Macro- and microstructuring of deep drawing tools for dry forming processes

Abstract

In forming processes, lubrication is needed to reduce friction and wear occurring at the contact areas between the work-piece and the tool. This is provided by separating these surfaces as well as transporting abrasive wear out of the sliding interface. With high interest in waste avoidance and efficient use of resources, today’s industry aims for substituting these lubricants. Thereby, deposition of coatings or local surface structuring offer a different way to reduce friction in forming processes. For instance, this can be reached by using different hard coatings as well as by utilizing manufacturing methods capable to control and reduce the contact area in the tribological system. In this project, the flange area of a deep drawing tool was macro-structured by turning-process (rotational symmetric geometry) and by milling-process (non rotational-symmetric part) to decrease the contact area of the work-piece up to 94% during the forming process. Also, the drawing edge radius of the tools was coated with different types of hydrogen-free tetrahedral amorphous carbon layers, e.g. with a sp³-ratios between 60% and 70%. Together with the subsequently introduced micro-features on the ta-C layer, employing the innovative method of Direct Laser Interference Patterning (DLIP), a further reduction of the contact areas was possible as well as to produce local rehybridization of the ta-C material. Also, high-throughput surface texturing of semi-finished sheet metals by DLIP process was performed, for reducing friction by minimizing also the contact area with the deep drawing tool.

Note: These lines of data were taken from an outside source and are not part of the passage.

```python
class PackedPair:

    def __init__(self, actor: nn.Sequential, critic: nn.Sequential):
        self.a, self.b = PackedMLP(actor), PackedMLP(critic)
        self.check_domain = False
        self.domain_max: torch.Tensor | None = None
        self.acts_split = False
        self._bpacked_fresh = False
        self._dx_fresh = False
        self.last_backward: str | None = None
        self._bwd_shapes_ok: bool | None = None
        self.sat: torch.Tensor | None = None
        for net in (self.a, self.b):
            dims = [net.desc.dims[i] for i in range(net.desc.num_layers + 1)]
            if any(d % 4 for d in dims[1:-1]) or net.desc.activation != _abi.CONSTS["LT_ACT_ELU"]:
                raise ValueError("PackedPair: ELU stacks with hidden widths that are multiples of 4")

    def arm_domain_check(self) -> None:
        self.check_domain = True

    def _record_domain(self, tensors) -> None:
        self.check_domain = False
        with torch.no_grad():
            m_ = torch.stack([t.abs().max().float() for t in tensors]).max()
            self.domain_max = m_ if self.domain_max is None else torch.maximum(self.domain_max, m_)

    def domain_violated(self) -> bool:
# ... 74 lines not shown
            x_split_rows, xsp = (self.split_rows(x0), self.split_rows(x1)), 1
        if xsp:
            xs = x_split_rows
        dys = [d if d.is_contiguous() else d.contiguous() for d in (dy0, dy1)]
        dev = x0.device
        if self.sat is None:
            self.sat = torch.zeros(1, device=dev, dtype=torch.float32)
        if ms[0] == ms[1]:
            nblks = (lib.lt_mlp_backward_blocks(ctypes.byref(nets[0].desc), ctypes.byref(nets[1].desc), ms[0]),) * 2
        else:
            if dx_out is not None:
                raise ValueError("PackedPair: input gradients (dx_out) are served for inputs of equal row counts only")
            blocks = (ctypes.c_int64(), ctypes.c_int64())
            _abi.call("lt_mlp_backward_blocks_rows", nets[0].desc, nets[1].desc, ms[0], ms[1], ctypes.byref(blocks[0]), ctypes.byref(blocks[1]))
            nblks = (blocks[0].value, blocks[1].value)
        dzs, amaxs, arrs = [], [], []
        per_net = (SumJobs(), SumJobs()) if after_first is not None else (sums, sums)
        for k, net in enumerate(nets):
            if not self._bpacked_fresh:
                net.pack_backward()
            L = len(net.linears)
            m, nblk = ms[k], nblks[k]
            n, kk = dys[k].shape[1], acts[k][L - 2].shape[1]
            ws = torch.empty(lib.lt_head_wgrad_ws_floats(m, n, kk), device=dev, dtype=torch.float32)
            _abi.call("lt_head_wgrad", dys[k], acts[k][L - 2], asp, m, n, kk, None, None, ws, stream)
            per_net[k].add(ws, lib.lt_head_wgrad_nblk(m), n * kk + 16, n * kk + n, n * kk, grad_of[net.linears[L - 1].weight], grad_of[net.linears[L - 1].bias])
            dz = [torch.empty_like(a) for a in acts[k]]
            am = torch.empty(L - 1, nblk, device=dev, dtype=torch.float32)
            dzs.append(dz)
            amaxs.append(am)
            arrs.append((_abi.ptr_array(acts[k]), _abi.ptr_array(dz), _abi.ptr_array([am[l] for l in range(L - 1)])))
        dzsp = int(dy_amax is not None)
        scales = torch.empty(2, device=dev, dtype=torch.float32)
        in_amax = dy_amax if dzsp else (None, None)
        dx_kernel = dx_out is not None and self._dx_kernel_ok()
        if dx_kernel and not self._dx_fresh:
            self.pack_training(with_backward=True, with_dx=True)
        chain = (nets[0].desc, nets[0].bpacked, dys[0], *arrs[0], nets[1].desc, nets[1].bpacked, dys[1], *arrs[1],
                 *(ms[:1] if ms[0] == ms[1] else ms), asp, in_amax[0], in_amax[1], dzsp, scales, self.sat)
        if ms[0] != ms[1]:
            _abi.call("lt_mlp_backward_pair_rows", *chain, stream)
        elif dx_kernel:
            _abi.call("lt_mlp_backward_pair_dx", *chain, dx_out[0], dx_out[1], stream)
        else:
            _abi.call("lt_mlp_backward_pair", *chain, stream)
            if dx_out is not None:
# ... 56 lines not shown
```

locotouch_amd/rl/ppo.py:

```python
from __future__ import annotations

import torch
import torch.nn as nn

from .. import _abi
from .dist import Dist
from .modules import ActorCritic
from .storage import RolloutStorage


class PPO:
    def __init__(self, actor_critic: ActorCritic, num_learning_epochs=1, num_mini_batches=1, clip_param=0.2, gamma=0.998,
                 lam=0.95, value_loss_coef=1.0, entropy_coef=0.0, learning_rate=1e-3, max_grad_norm=1.0,
                 use_clipped_value_loss=True, schedule="fixed", desired_kl=0.01, device="cpu",
                 normalize_advantage_per_mini_batch=False, dist: Dist | None = None, rnd_cfg: dict | None = None,
                 symmetry_cfg: dict | None = None, **unused):
        if rnd_cfg is not None:
            raise NotImplementedError("rnd_cfg: random network distillation is not built (DESIGN.md §7: it needs an `rnd_state` observation "
                                      "group no env here produces); pass rnd_cfg=None")
        self.symmetry = self._resolve_symmetry(symmetry_cfg, actor_critic)
        self._sym_tables = None
        self.device = device
        self.dist = dist or Dist()
        self.actor_critic = actor_critic.to(device)
        on_gpu = torch.device(device).type == "cuda"
        self.fused_loss = on_gpu and bool(unused.get("fused_loss", True))
        self.packed_forward = on_gpu and bool(unused.get("packed_forward", True))
        self.direct_update = on_gpu and bool(unused.get("direct_update", True))
        self.fused_recurrent_update = bool(unused.get("fused_recurrent_update", False))
        self.fused_gru_memories = bool(unused.get("fused_gru_memories", False))
        self.direct_recurrent_update = bool(unused.get("direct_recurrent_update", False))
        self.fused_encoder_policy = bool(unused.get("fused_encoder_policy", False))
        self._encoders = None
        self.direct_rnn_encoder_update = bool(unused.get("direct_rnn_encoder_update", False))
        self._rnn_encoders = None
        if type(actor_critic).__name__ == "ActorCriticRNNEncoder":
            for key in ("fused_encoder_policy", "direct_recurrent_update", "fused_recurrent_update"):
                if getattr(self, key):
                    raise ValueError(f"{key}: the policy is an ActorCriticRNNEncoder: its update is the eager one (the key serves "
                                     f"{'ActorCriticEncoder' if key == 'fused_encoder_policy' else 'ActorCriticRecurrent'})")
        if self.fused_encoder_policy:
            if self.fused_recurrent_update or self.direct_recurrent_update or self.fused_gru_memories:
                raise ValueError("fused_encoder_policy: the recurrent keys (fused_recurrent_update, direct_recurrent_update, fused_gru_memories) "
# ... 198 lines not shown
            if self._adaptive:
                self._apply_kl(self.dist.all_reduce_mean_end(kl_handle), reduced=True)
            self._optim_step()
            stats = stats + torch.stack((value_loss, surrogate_loss, ent.detach()))
        n = self.num_learning_epochs * self.num_mini_batches
        sv, ss, se = (stats / n).tolist()
        if pair is not None and pair.domain_violated():
            self._warn_mlp_domain()
        st.clear()
        return sv, ss, se, None, None

    def _direct_update(self, pair, split_buckets: bool = True):
        ac, fa, sym = self.actor_critic, self._flat_adam, self.symmetry
        perm, m = self.storage.mini_batch_permutation(self.num_mini_batches)
        c = self._direct_begin("direct_update", pair, perm, m, symmetric=sym is not None)
        obs, cobs, dev, grad_of = c.obs, c.cobs, c.dev, c.grad_of
        critic_at = fa.offset_of(next(iter(ac.critic.parameters())))
        two_buckets = split_buckets and 0 < critic_at < self._flat_grad.numel()
        sym_args = None
        mirror_only = sym is not None and not sym["use_data_augmentation"]
        if sym is None:
            rows = crows = m
            perm_o, perm_co = obs[perm], cobs[perm]
            if perm_o.dtype != torch.float32:
                perm_o, perm_co = perm_o.float(), perm_co.float()
        elif mirror_only:
            rows, crows = 2 * m, m
            tab_o, _, tab_a = self._symmetry_tables(dev, obs.shape[1], None, c.a_dim)
            perm_o, perm_co = self._symmetry_gather(obs, perm, m, tab_o), cobs[perm]
            if perm_co.dtype != torch.float32:
# ... 14 lines not shown
            (mu, value), acts = pair.forward_raw(o, co)
            dmu, dvalue, acc = self._direct_loss_and_rule(c, mu, value, idx, m, i, sym_args)
            if brows != rows:
                o, dmu, acts = o[:brows], dmu[:brows], ([a[:brows] for a in acts[0]], acts[1])
            if self.dist.world_size > 1 and two_buckets:
                handles = []
                pair.backward_raw(o, co, acts, dmu, dvalue, grad_of, xs, after_first=lambda: handles.append(self.dist.all_reduce_mean_begin(self._flat_grad[:critic_at])),
                                  dy_amax=(acc[20:21], acc[21:22]))
                handles.append(self.dist.all_reduce_mean_begin(self._flat_grad[critic_at:] if handles else self._flat_grad))
                for h in handles:
                    self.dist.all_reduce_mean_end(h)
            else:
                pair.backward_raw(o, co, acts, dmu, dvalue, grad_of, xs, dy_amax=(acc[20:21], acc[21:22]))
                if self.dist.world_size > 1:
                    self.dist.all_reduce_mean_(self._flat_grad)
            fa.step_dev(self.max_grad_norm, c.lr_dev)
        return self._direct_end(c, with_dx=False)

    def _direct_begin(self, key: str, pair, index, m: int, symmetric: bool = False):
        from types import SimpleNamespace

        from .fused_loss import adv_stats, std_param

        obs, cobs, small = self._flat_storage()
        small = [t.view(-1) if t.shape[-1] == 1 else t for t in small]
        a_dim = small[0].shape[1]
        if a_dim > 16:
            raise ValueError(f"{key}: the action width is {a_dim}: the loss kernel serves at most 16")
        dev = obs.device
        state = torch.zeros(5 if symmetric else 4, device=dev)
        state[0] = self.learning_rate
        std_p, std_is_log = std_param(self.actor_critic)
        pair.arm_domain_check()
        mb_stats = adv_stats(small[2], index, m, self.num_mini_batches) if self.normalize_advantage_per_mini_batch else None
        return SimpleNamespace(pair=pair, obs=obs, cobs=cobs, small=small, a_dim=a_dim, dev=dev, state=state, lr_dev=state[:1], stats=state[1:4],
                               grad_of=self._flat_adam.grad_views(), std_p=std_p, std_is_log=std_is_log, std_c=std_p.detach(),
                               stream=_abi.stream(dev), mb_stats=mb_stats)

    def _direct_loss_and_rule(self, c, mu, value, idx, m: int, i: int, sym_args=None):
        dev = c.dev
        dmu = torch.empty_like(mu)
        dvalue = torch.empty(value.shape[0], 1, device=dev, dtype=torch.float32)
        acc = torch.empty(24, device=dev, dtype=torch.float32)
        out = torch.empty(24, device=dev, dtype=torch.float32)
        rows = (mu, c.std_c, value, *c.small, idx, m, c.a_dim, float(self.clip_param), float(self.value_loss_coef), float(self.entropy_coef),
                int(bool(self.use_clipped_value_loss)))
        opts = (int(c.std_is_log), None if c.mb_stats is None else c.mb_stats[i])
        if sym_args is not None:
            _abi.call(sym_args[0], *rows, *opts, *sym_args[1:], dmu, dvalue, acc, out, c.state[4:5], c.stream)
        elif c.std_is_log or c.mb_stats is not None:
            _abi.call("lt_ppo_loss_opts", *rows, *opts, dmu, dvalue, acc, out, c.stream)
        else:
            _abi.call("lt_ppo_loss", *rows, dmu, dvalue, acc, out, c.stream)
        kl = None
        if self._adaptive:
            kl = out[4:5]
            if self.dist.world_size > 1:
                kl = self.dist.all_reduce_mean_(kl.clone())
        _abi.call("lt_ppo_lr_rule", kl, float(self.desired_kl or 0.0), 1e-5, 1e-2, 1.5, c.lr_dev, c.stats, out, c.grad_of[c.std_p], c.a_dim, c.stream)
        return dmu, dvalue, acc

    def _direct_end(self, c, with_dx: bool):
        pair, state = c.pair, c.state
        sat, dom = pair.saturated(), pair.domain_max
        pair.domain_max = None
        zero = state.new_zeros(1)
        read = torch.cat((state, zero if sat is None else sat, zero if dom is None else dom.view(1))).tolist()
        (lr, sv, ss, se), (nsat, dmax) = read[:4], read[-2:]
        if nsat > 0:
            import warnings

            sat.zero_()
            entry = "lt_mlp_backward_pair_dx" if with_dx and pair._dx_kernel_ok() else "lt_mlp_backward_pair"
            warnings.warn(f"{entry}: {int(nsat)} workgroup-layers of the gradient chain reached the f16 image's bound "
                          "(a gradient grew by more than 500x through the layers): those rows were saturated; set LT_FUSED_BACKWARD=0 "
                          "to run the chain as f32 library GEMMs")
        self.learning_rate = lr
        for group in self.optimizer.param_groups:
# ... 545 lines not shown
```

Forming of test strips showed the influence of the macro-structured flange area by reducing the friction force down to 75%. In addition, different modelling tools were developed for calculating both the process window and to determine the generation of wrinkles during deep drawing with macro-structured tools. The macro-structured deep drawing tools could also enlarge the process limits by increasing the stability against wrinkling of the sheet metal during the drawing process. The ta-C coating on the die radius without application of lubrication was capable to reduce the friction coefficient up to 20% compared to uncoated lubricated conditions. Performed tensile-bend tests on micro-structured ta-C coated cylinders also demonstrated the potential to reduce friction, as well as an excellent capability to reduce wear compared to the standard conditions.